CDS Unveils Organic Vegetablesby Sarah Miller-Davenport
It's easy to miss Campus Dining Services' new organic food section, but sophomore Adriane Dellorco and other organically-minded Oberlin students hope to change that. Currently, there is an organic salad bar at Stevenson and a shelf devoted to organic food at the DeCafe.
The campaign to have locally grown organic food products at CDS started last spring, amidst the anti-Marriott movement, when Dellorco spearheaded an ad-hoc committee named Supporters of Local Organic Produce (SLOP).
Although students approached CDS with the idea of using locally grown food three years ago, they didn't follow through with it, due to the College's requirement that any food distributor it buys from must have a $3 million liability insurance policy. It would cost about $3000 to buy this insurance policy, a price too steep for struggling local farmers.
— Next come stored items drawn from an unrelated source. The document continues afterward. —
__global__ void __launch_bounds__(zg::NT, 2) epi_zgemm_kernel(const ZGemmArgs z, const __grid_constant__ CUtensorMap tm_hi,
                                                              const __grid_constant__ CUtensorMap tm_lo,
                                                              const __grid_constant__ CUtensorMap tw_hi,
                                                              const __grid_constant__ CUtensorMap tw_lo) {
    using namespace zg;
    extern __shared__ uint8_t smem_raw[];
    uint8_t *smem = smem_raw + ((1024u - (smem_u32(smem_raw) & 1023u)) & 1023u);
    uint64_t *bars = reinterpret_cast<uint64_t *>(smem + BUF_BYTES);
    uint32_t *tmem_slot = reinterpret_cast<uint32_t *>(smem + BUF_BYTES + 64);
    const int tid = threadIdx.x, lane = tid & 31, warp = tid >> 5;
    const int C = z.C, HW = z.HW, W = z.W;
    const int tiles = (HW + 127) / 128;
    const int n = blockIdx.x / tiles, p0 = (blockIdx.x % tiles) * 128;
    const int nq = (C + 63) / 64;
    const int oc0 = (int)blockIdx.y * NB;
    const int CO = min(NB, C - oc0);

    pdl_launch_dependents();
    const bool addr = z.ref && z.add_ref;
    const bool vec = (z.y_stride[3] == 1) && (z.y_stride[2] == W) && (HW % 4 == 0) && (z.y_stride[1] % 4 == 0) && (z.y_stride[0] % 4 == 0) &&
                     ((reinterpret_cast<uintptr_t>(z.y) & 15) == 0) &&
                     (!addr || ((z.ref_stride[3] == 1) && (z.ref_stride[2] == W) && (z.ref_stride[1] % 4 == 0) && (z.ref_stride[0] % 4 == 0) &&
                                ((reinterpret_cast<uintptr_t>(z.ref) & 15) == 0)));
    constexpr int ROWS = NB / (NT / 32);
    float4 res[ROWS];
    float bias[ROWS];
    {
        const int p = p0 + lane * 4;
#pragma unroll
        for (int k = 0; k < ROWS; k++) {
            const int ol = warp + k * (NT / 32);
            res[k] = make_float4(0.f, 0.f, 0.f, 0.f);
            bias[k] = ol < CO ? __ldg(z.bf + oc0 + ol) : 0.f;
            if (addr && vec && p + 3 < HW && ol < CO)
                res[k] = __ldcs(reinterpret_cast<const float4 *>(z.ref + (int64_t)n * z.ref_stride[0] + (int64_t)(oc0 + ol) * z.ref_stride[1] + p));
        }
    }
    if (warp == 0) tmem_alloc(tmem_slot, NB);
    if (tid == 32) { for (int i = 0; i < 3; i++) mbar_init(&bars[i], 1); mbar_fence_init(); }
    if (tid == 64) {
        asm volatile("prefetch.tensormap [%0];" ::"l"(&tm_hi) : "memory");
        asm volatile("prefetch.tensormap [%0];" ::"l"(&tm_lo) : "memory");
        asm volatile("prefetch.tensormap [%0];" ::"l"(&tw_hi) : "memory");
        asm volatile("prefetch.tensormap [%0];" ::"l"(&tw_lo) : "memory");
    }
    tc_fence_before();
    __syncthreads();
    tc_fence_after();
    const uint32_t tmem = *tmem_slot;
    pdl_wait();

    if (tid == 0) {
        const uint32_t wrows = (uint32_t)(C < NB ? C : NB);
        const uint32_t idesc = make_idesc_bf16(128, (uint32_t)((CO + 15) & ~15), 0, 0);
        for (int q = 0; q < nq; q++) {
            if (q > 0) for (uint32_t it = 0; !mbar_try_wait(&bars[1], (q - 1) & 1); ++it) if (it > (1u << 24)) __trap();
            mbar_arrive_expect_tx(&bars[0], 2 * A_PLANE + 2 * wrows * 128u);
            tma_load_2d(smem, &tm_hi, q * 64, n * HW + p0, &bars[0]);
            tma_load_2d(smem + A_PLANE, &tm_lo, q * 64, n * HW + p0, &bars[0]);
            tma_load_2d(smem + 2 * A_PLANE, &tw_hi, q * 64, oc0, &bars[0]);
            tma_load_2d(smem + 2 * A_PLANE + B_PLANE, &tw_lo, q * 64, oc0, &bars[0]);
            for (uint32_t it = 0; !mbar_try_wait(&bars[0], q & 1); ++it) if (it > (1u << 24)) __trap();
            tc_fence_after();
            const uint32_t sa = smem_u32(smem), sb = sa + 2 * A_PLANE;
#pragma unroll
            for (int ks = 0; ks < 4; ks++) {
                const uint64_t a_hi = make_smem_desc(sa + ks * 32, 16, 1024), a_lo = make_smem_desc(sa + A_PLANE + ks * 32, 16, 1024);
                const uint64_t b_hi = make_smem_desc(sb + ks * 32, 16, 1024), b_lo = make_smem_desc(sb + B_PLANE + ks * 32, 16, 1024);
                mma_bf16(tmem, a_hi, b_hi, idesc, (q | ks) ? 1u : 0u);
                mma_bf16(tmem, a_hi, b_lo, idesc, 1u);
                mma_bf16(tmem, a_lo, b_hi, idesc, 1u);
            }
            mma_commit(&bars[1]);
        }
        mma_commit(&bars[2]);
    }
    for (uint32_t it = 0; !mbar_try_wait(&bars[2], 0); ++it) if (it > (1u << 24)) __trap();
    tc_fence_after();

    float *otile = reinterpret_cast<float *>(smem);
    {
        const int r = (warp & 3) * 32 + lane;
        for (int cb = (warp >> 2) * 32; cb < CO; cb += (NT / 128) * 32) {
            float v[32];
            tmem_ld_32x32(tmem + ((uint32_t)((warp & 3) * 32) << 16) + cb, v);
            tmem_ld_wait();
#pragma unroll
            for (int jj = 0; jj < 32; jj++)
                if (cb + jj < CO) otile[(cb + jj) * OT + r] = v[jj];
        }
    }
    tc_fence_before();
    __syncthreads();
    {
        const int pp = lane * 4, p = p0 + pp;
#pragma unroll
        for (int k = 0; k < ROWS; k++) {
            const int ol = warp + k * (NT / 32);
            if (ol >= CO) break;
            const int o = oc0 + ol;
            const float4 t = *reinterpret_cast<const float4 *>(otile + ol * OT + pp);
            const float b = bias[k];
            float y[4] = {t.x + b, t.y + b, t.z + b, t.w + b};
            if (vec && p + 3 < HW) {
                __stcs(reinterpret_cast<float4 *>(z.y + (int64_t)n * z.y_stride[0] + (int64_t)o * z.y_stride[1] + p),
                       make_float4(y[0] + res[k].x, y[1] + res[k].y, y[2] + res[k].z, y[3] + res[k].w));
            } else {
                for (int e = 0; e < 4 && p + e < HW; e++) {
                    const int py = (p + e) / W, px = (p + e) % W;
                    float val = y[e];
                    if (addr) val += __ldg(z.ref + (int64_t)n * z.ref_stride[0] + (int64_t)o * z.ref_stride[1] + (int64_t)py * z.ref_stride[2] + (int64_t)px * z.ref_stride[3]);
                    z.y[(int64_t)n * z.y_stride[0] + (int64_t)o * z.y_stride[1] + (int64_t)py * z.y_stride[2] + (int64_t)px * z.y_stride[3]] = val;
                }
            }
        }
    }
    tc_fence_before();
    __syncthreads();
    if (warp == 0) tmem_dealloc(tmem, NB);
}


#ifdef EPI_PIPE_TIMERS
__device__ long long g_zg_trace[64];
__device__ unsigned long long g_zg_span[4];
#define ZTR(i) do { if (blockIdx.x == 0) g_zg_trace[i] = clock64(); } while (0)
__device__ __forceinline__ unsigned long long gtime() { unsigned long long t; asm volatile("mov.u64 %0, %globaltimer;" : "=l"(t)); return t; }
#else
#define ZTR(i) do { } while (0)
#endif
namespace zp {
constexpr int NT = 320;
constexpr int NB = 128;
constexpr int HB = 64;
constexpr int OT = 132;
constexpr uint32_t A_PLANE = 16384, A_STAGE = 2 * A_PLANE;
constexpr uint32_t W_PLANE = 16384, W_PANEL = 2 * W_PLANE;
constexpr uint32_t OFF_W = 0;
constexpr uint32_t OFF_A = 4 * W_PANEL;
constexpr uint32_t OFF_T = OFF_A + 2 * A_STAGE;
constexpr uint32_t OFF_BAR = OFF_T + HB * OT * 4;
constexpr uint32_t SMEM_ALLOC = OFF_BAR + 256 + 1024;
static_assert(SMEM_ALLOC <= 232448, "fits the opt-in shared memory");
__device__ __forceinline__ void wait_bar(uint64_t *bar, uint32_t parity) {
    for (uint32_t it = 0; !mbar_try_wait(bar, parity); ++it) if (it > (1u << 24)) __trap();
}
}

When Dellorco ran into this same hurdle upon approaching CDS last semester, she used the final project for her Environmental Studies 101 class to propose a viable solution. The project laid out a plan to organize a co-operative of local farmers, which would include the Oberlin Sustainable Agriculture Project, a farm about three miles north of campus. OSAP would foot the bill for the insurance initially and sell its products to CDS in the fall semester in the hopes that other farmers in the co-op would sell to CDS in the spring.
CDS agreed to the plan and made arrangements to buy whatever OSAP was willing to sell from the summer season. The summer was a poor season for OSAP and they had little to sell to CDS come fall and couldn't afford the required insurance policy.
Although a disappointing turn of events for SLOP, all hope was not lost. LoPresti's, a large food distributor ‹ that is neither local nor organic ‹ offered to cover OSAP's insurance and serve as a middleman between CDS and local farmers. Although it is unclear exactly why LoPresti's decided to step up to help CDS acquire organic foods, Dellorco speculated that it might simply be because CDS is one of its biggest customers.
Even with the insurance problem out of the way, OSAP still didn't have enough to sell and so most of the organic products at CDS facilities are from California, and the amount from out of state will only increase as the Ohio growing season comes to an end.
Although Dellorco thinks that buying organic products is a step in the right direction, she is working to help CDS bring in more locally grown products. "It is environmentally and economically better to support local farms. We want to support the dying farming economy in this area," she said.
Michele Gross, assistant director of Residential Life and Service, confirmed Dellorco's hopes that CDS would start buying more locally grown products saying, "we haven't reached our goal yet." Oberlin plans to begin buying food from the Federation of Ohio River Cooperatives, a food supplier that many co-ops on campus use.